Inverse function of a polynomial
What is the inverse function of $f(x) = x^5 + 2x^3 + x - 1?$ I have no idea how to find the inverse of a polynomial, so I would greatly appreciate it if someone could show me the steps to solving this problem. Thank you in advance!
Solution 1:
This is an experimental way of working out the inverse.
We can treat the polynomial like an expansion \begin{equation} f(x) = -1 + x + 0x^2 + 2x^3 + 0x^4 + x^5 + 0x^6 + 0x^7 + \cdots \end{equation} then we can perform a Series Reversion on this to give the inverse series (as an infinite expansion) \begin{equation} f^{-1}(x) = (1+x) -2(1+x)^3 +11(1+x)^5-80(1+x)^7+665(1+x)^9-\cdots \end{equation} at a glance this doesn't seem to helpful, but if we search the coefficients in the OEIS we seem to get a hit! It would appear (conjecture) that the general coefficient is then \begin{equation} a(n) = \binom{5n+1}{n}\frac{(-1)^n}{2n+1} \end{equation} and we could write that \begin{equation} f^{-1}(x) = \sum_{n=0}^\infty \binom{5n+1}{n}\frac{(-1)^n}{2n+1}(x+1)^{2n+1} \end{equation} if we evaluate that in Mathematica, it gives \begin{equation} f^{-1}(x)=(1+x)\;_4F_3\left(\frac{2}{5},\frac{3}{5},\frac{4}{5},\frac{6}{5}\bigg|\frac{3}{4},\frac{5}{4},\frac{6}{4}\bigg|-\frac{5^5}{4^4}(1+x)^2 \right) \end{equation} a generalised hypergeometric function. If we plot the composition of these two i.e $f(f^{-1}(x))$ or $f^{-1}(f(x))$ the plot seems to indicate \begin{equation} f(f^{-1}(x))=f^{-1}(f(x))=x \end{equation} of course this is not a proof, and evaluating the inverse function may become numerically unstable if $x$ becomes too large.
Solution 2:
Generally, you say $y=$ your polynomial and solve for $x$. Fifth degree polynomials are generally not solvable. The general approach for a quadratic would be essentially the quadratic formula. Given $y=ax^2+bx+c$, you find $x=\frac {-b \pm \sqrt{b^2-4a(c-y)}}{2a}$. You need to pick one sign to get a function.
Solution 3:
As others indicated, there is no algebraic formula for the inverse function $f^{-1}$. The inverse functions exists (since $f$ is increasing), but there are serious algebraic obstructions to solving $y=x^5 + 2x^3 + x - 1$ for $x$.

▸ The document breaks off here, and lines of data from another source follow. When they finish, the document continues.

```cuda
template <class F>
__global__ void k_jacobian_sum(const void* __restrict__ pts, int k, void* __restrict__ out_jac) {
  using PA = msm_arith<F>;
  if (blockIdx.x != 0 || threadIdx.x != 0) return;
  typename PA::pt acc = PA::identity();
  for (int i = 0; i < k; i++) {
    fe_t X = fe_load(pts, 3 * (size_t)i), Y = fe_load(pts, 3 * (size_t)i + 1),
         Z = fe_load(pts, 3 * (size_t)i + 2);
    typename PA::pt p = PA::from_jacobian_std(X, Y, Z);
    PA::add(acc, p);
  }
  fe_t X, Y, Z;
  PA::to_jacobian_std(acc, X, Y, Z);
  fe_store(out_jac, 0, X);
  fe_store(out_jac, 1, Y);
  fe_store(out_jac, 2, Z);
}

#if !defined(NOVA_MSM_ARITH29)
template <class F>
__global__ void __launch_bounds__(32) k_jacobian_sum_q(const void* __restrict__ pts, int k, void* __restrict__ out_jac) {
  __shared__ xyzz_t sm[8];
  quad_comm_dev cm;
  const int quad = threadIdx.x >> 2;
  xyzz_t acc = xyzz_identity<F>();
  for (int i = quad; i < k; i += 8) {
    fe_t X = fe_load(pts, 3 * (size_t)i), Y = fe_load(pts, 3 * (size_t)i + 1), Z = fe_load(pts, 3 * (size_t)i + 2);
    xyzz_t p = xyzz_identity<F>();
    if (!fe_is_zero(Z)) {
      p.x = X;
      p.y = Y;
      p.zz = fe_sqr<F>(Z);
      p.zzz = fe_mul<F>(p.zz, Z);
    }
    coop_add<F>(acc, p, cm);
  }
  for (int s = 4; s > 0; s >>= 1) {
    if (quad < 2 * s && cm.lane() == 0) sm[quad] = acc;
    __syncwarp();
    if (quad < s) {
      xyzz_t o = sm[quad + s];
      coop_add<F>(acc, o, cm);
// ... 127 lines not shown
```

### nova_b200/csrc/ops.cuh

```cuda
#pragma once
#include <cstdlib>
#include <cuda_runtime.h>
#include <cstddef>
#include <cstdint>

namespace nova {

struct msm_plan;
struct multi_args;
struct poly_multi_args;
struct scb_tail_args;
struct spark_mats;
struct r1cs_mats;

struct field_ops {
  int field_id;
  void (*digits)(cudaStream_t, const void* scalars, const msm_plan&);
  void (*expand_key)(cudaStream_t, void* tables, size_t n_ck, int ntables, int shift);
  void (*accumulate)(cudaStream_t, const void* tables, const msm_plan&);
  void (*fixup)(cudaStream_t, const msm_plan&);
  void (*reduce)(cudaStream_t, const msm_plan&, void* out_jac);
  void (*sum_points)(cudaStream_t, const void* tables, const uint32_t* idx_or_null, size_t n,
                     void* scratch_xyzz, void* out_jac);
  void (*jacobian_sum)(cudaStream_t, const void* pts, int k, void* out_jac);
  void (*index_bases)(cudaStream_t, void* bases, size_t n, const void* gen_affine, uint64_t k0);
  void (*cross_term)(cudaStream_t, const void* az, const void* bz, const void* cz, const void* e1,
                     const void* e2_or_null, const void* u, size_t n, void* t);
  void (*axpy)(cudaStream_t, const void* a, const void* b, const void* r, size_t n, void* out);
  void (*vec_add)(cudaStream_t, const void* a, const void* b, size_t n, void* out);
  void (*bind_top)(cudaStream_t, void* z, size_t n, const void* r);
  void (*bind_top_multi)(cudaStream_t, void* const* zs, int k, size_t n, const void* r);
  void (*vec_mul)(cudaStream_t, const void* a, const void* b, size_t n, void* out);
  void (*logup_hash)(cudaStream_t, const void* val, const void* addr_or_null, const void* gamma,
                     const void* r, size_t n, void* out);
  void (*fold_halves)(cudaStream_t, const void* v, size_t half, const void* x_lo, const void* x_hi, void* out);
  void (*ipa_scalars)(cudaStream_t, const void* a, const void* w, size_t n, size_t nk, void* sL, void* sR);
  void (*ipa_weights)(cudaStream_t, void* w, size_t n, size_t nk, const void* r, const void* r_inv);
  void (*fill_one)(cudaStream_t, void* w, size_t n);
  void (*sc_reduce)(cudaStream_t, int form, const void* A, const void* B, const void* C, size_t count,
                    size_t half, const void* eq_left, const void* eq_right, int shift, size_t id_mul,
                    size_t id_add, void* scratch, void* out);
  void (*eq_small)(cudaStream_t, const void* r, int ell, void* out);
  void (*eq_outer)(cudaStream_t, const void* left, const void* right, int right_bits, size_t n,
                   void* out);
  void (*batch_invert)(cudaStream_t, const void* in, size_t n, void* out, int* zero_flag);
  void (*rlc)(cudaStream_t, const void* const* polys, const size_t* lens, int k, const void* coeffs,
              size_t n, void* out);
  void (*kzg_fold)(cudaStream_t, const void* p, const void* x, size_t half, void* out);
  void (*poly_eval)(cudaStream_t, const void* f, size_t n, const void* us, int nu, void* scratch,
                    void* evals);
  void (*poly_div)(cudaStream_t, const void* f, size_t n, size_t cols, const void* u, void* scratch, void* out,
                   void* rem_or_null);
  void (*spmv_classify)(cudaStream_t, const void* vals, size_t nnz, int8_t* codes);
  void (*spmv)(cudaStream_t, const uint32_t* indptr, const uint32_t* cols, const int8_t* codes,
               const void* vals, size_t rows, const void* z1, const void* z2_or_null, void* o1,
               void* o2_or_null);
  void (*spmv_t)(cudaStream_t, const uint32_t* tptr, const uint32_t* trow, const uint32_t* tperm,
                 const int8_t* codes, const void* vals, size_t cols, size_t out_len, const void* rx,
                 void* out);
  void (*sc_round)(cudaStream_t, int kind, void* state, const void* res, const void* tau,
                   const void* tau_inv, const void* pending, uint32_t pending_len, int absorb_label,
                   int squeeze_label, void* out_poly, void* out_r);
  void (*fe_inv_each)(cudaStream_t, const void* in, size_t n, void* out);
  void (*digits_range)(cudaStream_t, const void* scalars, size_t i0, size_t i1, const msm_plan&);
  void (*sc_round_batched)(cudaStream_t, const void* desc, void* state, const void* sums, const void* pending,
                           uint32_t pending_len, int absorb_label, int squeeze_label, void* out_poly, void* out_r);
  void (*on_curve)(cudaStream_t, const void* pts, size_t n, int b_small, uint32_t* first_bad);
  void (*powers_canonical)(cudaStream_t, const void* u_mont, size_t n, void* out);
  void (*scalar_bases)(cudaStream_t, void* bases, size_t n, const void* gen_affine, const void* scalars_canonical);
  void (*poseidon_ro)(cudaStream_t, int t, int r_f, int r_p, const void* rc, const void* mds, const void* elems, uint32_t n,
                      const void* tag_canonical, int num_bits, int start_with_one, void* out);
  void (*to_mont)(cudaStream_t, const void* in_canonical, size_t n, void* out);
  void (*exchange_identity)(cudaStream_t, const msm_plan&, void* out_jac);
  void (*sc_round_batched_fused)(cudaStream_t, const void* desc, void* state, const void* partials, int nblocks,
// ... 78 lines not shown
```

But we can find particular values of $f^{-1}$ and of its derivative. For example, to find $f^{-1}(3)$ we would just have to note that $f(1)=3$. Therefore, $f^{-1}(3)=1$. (The number $3$ is lucky here; if asked about $f^{-1}(4)$, one would need a numerical method, e.g., a calculator.)

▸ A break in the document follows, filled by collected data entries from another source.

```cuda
static __global__ void __launch_bounds__(kBkThreads)
bk_count_kernel(const uint32_t* __restrict__ buf, const uint32_t* __restrict__ starts,
                const uint32_t* __restrict__ n_valid, const uint32_t* __restrict__ par,
                uint32_t* __restrict__ distinct) {
  extern __shared__ __align__(16) uint32_t bk_smem[];
  __shared__ uint32_t ws[33];
  uint32_t* bm = bk_smem;
  const int b = blockIdx.x;
  const uint32_t s = starts[b], e = (b + 1 < kBkParts) ? starts[b + 1] : *n_valid;
  if (s >= e) { if (threadIdx.x == 0) distinct[b] = 0u; return; }
  const uint32_t shift = par[1];
  const uint32_t wmask = (1u << shift) - 1u;
  const int words = shift > 5 ? 1 << (shift - 5) : 1;
  for (int w = threadIdx.x; w < words; w += kBkThreads) bm[w] = 0u;
  __syncthreads();
  for (uint32_t i = s + threadIdx.x; i < e; i += kBkThreads) {
    const uint32_t off = buf[i] & wmask;
    const uint32_t bit = 1u << (off & 31);
    if (!(bm[off >> 5] & bit)) atomicOr(&bm[off >> 5], bit);
  }
  __syncthreads();
  uint32_t c = 0;
  for (int w = threadIdx.x; w < words; w += kBkThreads) c += __popc(bm[w]);
  const uint32_t tot = bk_block_sum(c, ws);
  if (threadIdx.x == 0) distinct[b] = tot;
}

static __global__ void __launch_bounds__(kBkThreads)
bk_emit_kernel(const uint32_t* __restrict__ buf, const uint32_t* __restrict__ starts,
               const uint32_t* __restrict__ n_valid, const uint32_t* __restrict__ par,
               const uint32_t* __restrict__ out_base, uint64_t* __restrict__ out,
               unsigned int* __restrict__ flag, unsigned long long* __restrict__ max_count) {
  extern __shared__ __align__(16) uint32_t bk_smem[];
  __shared__ uint32_t ws[33];
  uint32_t* bm = bk_smem;
  uint32_t* dup = bm + kBkWords;
  uint16_t* pfx = reinterpret_cast<uint16_t*>(dup + kBkWords);
  uint32_t* cnt = reinterpret_cast<uint32_t*>(pfx + kBkWords);
  const int b = blockIdx.x;
  const uint32_t s = starts[b], e = (b + 1 < kBkParts) ? starts[b + 1] : *n_valid;
  if (s >= e) return;
  const uint32_t lo = par[0], shift = par[1];
  const uint32_t wmask = (1u << shift) - 1u;
  const int words = shift > 5 ? 1 << (shift - 5) : 1;
  const int per = (words + kBkThreads - 1) / kBkThreads;
  for (int w = threadIdx.x; w < words; w += kBkThreads) { bm[w] = 0u; dup[w] = 0u; }
  __syncthreads();
  for (uint32_t i = s + threadIdx.x; i < e; i += kBkThreads) {
    const uint32_t off = buf[i] & wmask;
    const uint32_t bit = 1u << (off & 31), w = off >> 5;
    const uint32_t old = atomicOr(&bm[w], bit);
    if ((old & bit) && !(dup[w] & bit)) atomicOr(&dup[w], bit);
  }
  __syncthreads();
  const int w0 = threadIdx.x * per;
  uint32_t c = 0;
  for (int j = 0; j < per; ++j) if (w0 + j < words) c += __popc(dup[w0 + j]);
  uint32_t n_dup;
  uint32_t run = bk_block_excl(c, ws, &n_dup);
  if (n_dup > (uint32_t)kBkDupCap) {
    if (threadIdx.x == 0) atomicOr(flag, 1u);
    return;
  }
  for (int j = 0; j < per; ++j)
    if (w0 + j < words) { pfx[w0 + j] = (uint16_t)run; run += __popc(dup[w0 + j]); }
  for (uint32_t i = threadIdx.x; i < n_dup; i += kBkThreads) cnt[i] = 0u;
  __syncthreads();
  if (n_dup) {
    for (uint32_t i = s + threadIdx.x; i < e; i += kBkThreads) {
      const uint32_t off = buf[i] & wmask;
      const uint32_t bit = 1u << (off & 31), w = off >> 5;
      const uint32_t d = dup[w];
      if (d & bit) atomicAdd(&cnt[pfx[w] + __popc(d & (bit - 1u))], 1u);
    }
    __syncthreads();
  }
  c = 0;
  for (int j = 0; j < per; ++j) if (w0 + j < words) c += __popc(bm[w0 + j]);
  uint32_t n_out;
  uint32_t r = bk_block_excl(c, ws, &n_out);
  uint64_t* o = out + out_base[b];
  const uint32_t vbase = lo + ((uint32_t)b << shift);
  uint32_t mx = 1u;
  for (int j = 0; j < per; ++j) {
    const int w = w0 + j;
    if (w >= words) break;
    uint32_t bits = bm[w];
    const uint32_t d = dup[w];
    const uint32_t pd = pfx[w];
    while (bits) {
      const int k = __ffs(bits) - 1;
      bits &= bits - 1u;
      uint32_t n = 1u;
      if ((d >> k) & 1u) n = cnt[pd + __popc(d & ((1u << k) - 1u))];
      mx = n > mx ? n : mx;
      o[r++] = ((uint64_t)(vbase + ((uint32_t)w << 5) + (uint32_t)k) << 32) | (uint64_t)n;
    }
  }
#pragma unroll
  for (int o2 = 16; o2 > 0; o2 >>= 1) { const uint32_t y = __shfl_down_sync(0xFFFFFFFFu, mx, o2); mx = y > mx ? y : mx; }
  if ((threadIdx.x & 31) == 0) atomicMax(max_count, (unsigned long long)mx);
}

}
```

### nvtabular_b200/csrc/sortacc.cu

```cuda
#include <algorithm>
#include <new>

#include "hashagg.cuh"
#include "partition.cuh"
#include "sortagg.cuh"
#include "bucketagg.cuh"

namespace nvtb {

struct SortedAcc {
  uint64_t* acc[2] = {nullptr, nullptr};
  int64_t acc_cap[2] = {0, 0};
  int cur = 0;
  uint32_t* d_n = nullptr;
  int32_t* stage_keys = nullptr;
  uint8_t* stage_mask = nullptr;
  int64_t stage_cap = 0;
  int64_t stage_rows = 0;
  int64_t stage_hint = 0;
  cudaEvent_t stage_ev = nullptr;
  cudaStream_t stage_last = nullptr;
};

static SharedScratch g_sort;

struct SortCarve {
  void* rx;
  size_t rx_bytes;
  uint32_t* part_meta;
  uint32_t* keys_a;
  uint32_t* keys_b;
  uint64_t* rle;
  uint32_t* tile_heads;
  uint2* splits;
  uint32_t* tile_out;
};

static size_t align_up(size_t v, size_t a) { return (v + a - 1) / a * a; }

static int sort_scratch_acquire(int64_t m, int64_t n_pairs_sort, int64_t mt, cudaStream_t st, SortCarve* c) {
  const int P = 1 << kSortLowBits;
  const size_t rx_bytes = align_up(std::max(rx_scratch_bytes<uint32_t>(m), rx_scratch_bytes<uint64_t>(n_pairs_sort)), 256);
  const size_t meta_bytes = align_up(sizeof(uint32_t) * (size_t)std::max(3 * P, 4 * kBkParts + 64), 256);
  const size_t keys_bytes = align_up(sizeof(uint32_t) * (size_t)(m + 64), 256);
  const size_t rle_bytes = align_up(sizeof(uint64_t) * (size_t)(m + 2), 256);
  const size_t heads_bytes = align_up(sizeof(uint32_t) * (size_t)((m + kRleTile - 1) / kRleTile + 1), 256);
  const size_t splits_bytes = align_up(sizeof(uint2) * (size_t)(mt + 2), 256);
  const size_t out_bytes = align_up(sizeof(uint32_t) * (size_t)(mt + 2), 256);
  const size_t need = rx_bytes + meta_bytes + 2 * keys_bytes + rle_bytes + heads_bytes + splits_bytes + out_bytes;
  void* base = nullptr;
  bool grown = false;
  int rc = g_sort.acquire(need, need + need / 8, st, &base, &grown);
  if (rc) return rc;
  if (grown) NVTB_CUDA_OK(cudaMemsetAsync(base, 0, 256, st));
  char* p = reinterpret_cast<char*>(base);
  c->rx = p;                                         p += rx_bytes;
  c->rx_bytes = rx_bytes;
  c->part_meta = reinterpret_cast<uint32_t*>(p);     p += meta_bytes;
  c->keys_a = reinterpret_cast<uint32_t*>(p);        p += keys_bytes;
  c->keys_b = reinterpret_cast<uint32_t*>(p);        p += keys_bytes;
  c->rle = reinterpret_cast<uint64_t*>(p);           p += rle_bytes;
  c->tile_heads = reinterpret_cast<uint32_t*>(p);    p += heads_bytes;
  c->splits = reinterpret_cast<uint2*>(p);           p += splits_bytes;
  c->tile_out = reinterpret_cast<uint32_t*>(p);
  return NVTB_OK;
}

static int acc_reserve(SortedAcc* a, int which, int64_t pairs, cudaStream_t st) {
  if (a->acc_cap[which] >= pairs) return NVTB_OK;
  if (a->acc[which]) NVTB_CUDA_OK(cudaFreeAsync(a->acc[which], st));
  a->acc[which] = nullptr; a->acc_cap[which] = 0;
  const int64_t want = pairs + pairs / 8 + 1024;
  NVTB_CUDA_OK(cudaMallocAsync(&a->acc[which], sizeof(uint64_t) * (size_t)want, st));
  a->acc_cap[which] = want;
  return NVTB_OK;
}
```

Also, the inverse function theorem can be used to find the derivative of $f^{-1}$ at $3$: $$ (f^{-1})'(3) = \frac{1}{f'(1)} = \frac{1}{5+6+1} = \frac{1}{12} $$
Related question.
Solution 4:
You need to solve the equation
$$x^5 + 2x^3 + x - 1=y$$ for $x$. Unfortunately, such quintic equations are known to have no closed-form solution in general, and this one does not escape the rule.
Anyway, there is a little backdoor, as a quintic can be (after painful computation) reduced to the form known as Bring Quintic Form
$$x^5-x-a=0.$$
Under this particular form, the solutions of $x$ in terms of $a$ are called the Bring radicals of $a$. So if you accept this special univariate function in your toolbox, then you can invert the quintic polynomials.
The cases of linear, quadratic, cubic and quartic polynomials can be solved with the usual functions, with increasing difficulty.